Poster Presentation 43rd Lorne Genome Conference 2022

De novo reprogramming of CRISPR-Cas13b to silence tumour and viral RNAs    (#173)

Wenxin Hu 1 2 , Amit Kumar 1 2 , Shijiao Qi 1 2 , Gurjeet Singh 1 2 , Michelle Haber 3 , Paul Ekert 1 2 3 4 , Ilia Voskoboinik 1 2 , Joseph Trapani 1 2 , Mohamed Fareh 1 2
  1. Cancer Immunology Program , Peter MacCallum Cancer Centre, Melbourne, VIC, Australia
  2. Sir Peter MacCallum Department of Oncology, University of Melbourne, Melbourne, VIC, Australia
  3. Children’s Cancer Institute, Randwick, NSW, Australia
  4. Murdoch Children’s Research Institute, Parkville, VIC, Australia

CRISPR-Cas systems confer bacteria adaptive immunity against invading pathogens through sequence-specific recognition and cleavage of foreign nucleic acids. Reprogrammed CRISPR-Cas effectors offer a great opportunity to silence tumour-associated genes at the DNA or RNA level. CRISPR-Cas13 was recently reported to targets single-stranded RNAs with high efficacy and specificity. However, the molecular bases that govern Cas13 targeting remain largely unknown, which limits future therapeutic use of this promising tool to silence tumour RNAs.

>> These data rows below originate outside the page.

template <typename Px, typename Mid>
__device__ __forceinline__ void luma_back(const RdoArgs &a, const RdoPlane &pl, int t,
                                          const RdoJob &jb, bool valid, const Mid *imid,
                                          Px *pred) {
  constexpr int N = 64, B = (int)sizeof(Px);
  const int lane = rv_tid() & 63;
  const int bd = a.bd, maxv = (1 << bd) - 1;
  const int crange = bd + 6 > 16 ? bd + 6 : 16;
  {
    int32_t v[N];
#pragma unroll
    for (int r = 0; r < N; r++) v[r] = r < 32 ? (int32_t)imid[r * 66 + lane] : 0;
    tx::inv1d<1, N>(v, crange);
#pragma unroll
    for (int r = 0; r < N; r++) {
      Px *q = pred + r * N + lane;
      *q = (Px)clamp_med3(wadd((int32_t)*q, round_shift(v[r], 4)), 0, maxv);
    }
  }
  wave_sync();
  if (a.commit) {
    constexpr int PPD = 4 / B, DPR = N / PPD;
    uint8_t *dp = (uint8_t *)plane_ptr_mut<Px>(pl.dst, jb.bx, jb.by);
    const int64_t ds = (int64_t)pl.dst.stride * B;
#pragma unroll 8
    for (int i = lane; i < N * DPR; i += 64) {
      const int r = i / DPR, c = (i - r * DPR) * PPD;
      uint32_t v;
      __builtin_memcpy(&v, pred + r * N + c, 4);
      if (valid) __builtin_memcpy(dp + r * ds + c * B, &v, 4);
    }
    return;
  }
  const uint64_t d = luma_dist<Px>(a, jb, plane_ptr<Px>(pl.org, jb.bx, jb.by), pl.org.stride, pred);
  if (valid && lane == 0) pl.out[(int64_t)jb.oi * 3 + 1] = d;
}

template <typename Px, typename Mid, int NPART, int MODE>
__device__ __forceinline__ void rdo_luma_body(const RdoArgs &a, const RdoPlane &pl, int t,
                                              uint8_t *scr, Px *pred, const uint16_t *scan) {
  const int lane = rv_tid() & 63;
  RdoJob jb;
  if constexpr (MODE == 3)
    jb = rdo_job_intra<Px, 64>(a, 0, t);
  else
    jb = rdo_job<64>(a, pl, t);
  luma_front<Px, NPART, MODE>(a, pl, t, jb, true, scr, pred);
  wave_sync();
  int32_t *fmid = reinterpret_cast<int32_t *>(scr);
  if (lane < 16) luma_fwd_row(fmid + lane * 65, a.bd);
  wave_sync();
  luma_quantize(a, pl, t, jb, true, fmid, scan);
  wave_sync();
  const int range = a.bd + 8, crange = a.bd + 6 > 16 ? a.bd + 6 : 16;
  Mid *imid = reinterpret_cast<Mid *>(scr);
  {
    int32_t v[64];
    if (lane < 32) luma_inv_row_load(fmid, lane, v, range, nullptr);
    wave_sync();
    if (lane < 32) luma_inv_row_tx(v, imid + lane * 66, range, crange);
  }
  wave_sync();
  luma_back<Px, Mid>(a, pl, t, jb, true, imid, pred);
}

template <typename Px, int MODE>
__device__ __forceinline__ void rdo_chroma_pair(const RdoArgs &chroma, int b, int32_t *buf,
                                                Px *pred, const uint16_t *scan, int pairs = -1) {
  if (pairs < 0) pairs = (chroma.n_tx + 1) / 2;
  const int plane = b / pairs;
  const int half = (rv_tid() & 63) >> 5;
  const int n = rdo_ntx(chroma);
  int i = 2 * (b - plane * pairs) + half;
  if (i - half >= n) return;
  const bool valid = i < n;
  if (!valid) i -= 1;
  rdo_cand_body<Px, 32, 32, MODE>(chroma, chroma.p[plane], i, valid, buf + half * 32 * 33,
                            pred + half * 32 * 32, scan);
}

__device__ __forceinline__ void stage_scan(uint16_t *dst, int tx_index) {
  const uint16_t *src = RV_SCANS + RV_SCAN_OFF[tx_index];
  for (int i = rv_tid(); i < 1024; i += blockDim.x) dst[i] = src[i];
  __syncthreads();
}

template <typename Px>
using SingleLds = LumaLds<Px, typename std::conditional<sizeof(Px) == 1, int16_t, int32_t>::type, 2>;
constexpr int kChromaPair(int pxb) { return 2 * 32 * 33 * 4 + 2 * 32 * 32 * pxb; }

            To investigate Cas13b target recognition and silencing, we developed innovative library screens in mammalian cells where the spacer sequence of CRISPR RNA (crRNA) is designed to target several reporter transcripts with single-nucleotide increments. We built in-house bioinformatic analysis pipelines to comprehensively investigate hidden parameters that govern the silencing efficiency in datasets obtained from 200 crRNAs. The single-nucleotide resolution data revealed that Cas13b is not constrained by any protospacer-flanking sites that are commonly associated with other CRISPR systems, and therefore highlights its high design flexibility. On the other hand, we revealed a GG motif at the 5’ end of the spacer that greatly enhance Cas13b silencing efficiency. To further validate the importance of these parameters, we used our prediction model for de novo design of highly potent crRNAs targeting several other mRNAs, and demonstrated high accuracy of our prediction. Together, this single-nucleotide screen and bioinformatic analyses revealed how to reprogram Cas13b for efficient gene silencing.

Furthermore, we explored Cas13b target specificity through investigating spacer-target interaction at the single-nucleotide level. Our comprehensive mutagenesis analysis showed that Cas13b is highly specific since mismatches greater than three nucleotides destabilized spacer-target interaction and largely impaired Cas13b silencing in mammalian cells. Finally, we leveraged these rules to reprogram Cas13b to silence gene fusion tumour drivers and SARS-CoV-2 transcripts with high efficiency and specificity (Hu et al, in preparation; Fareh et al, Nature Commun, 2021).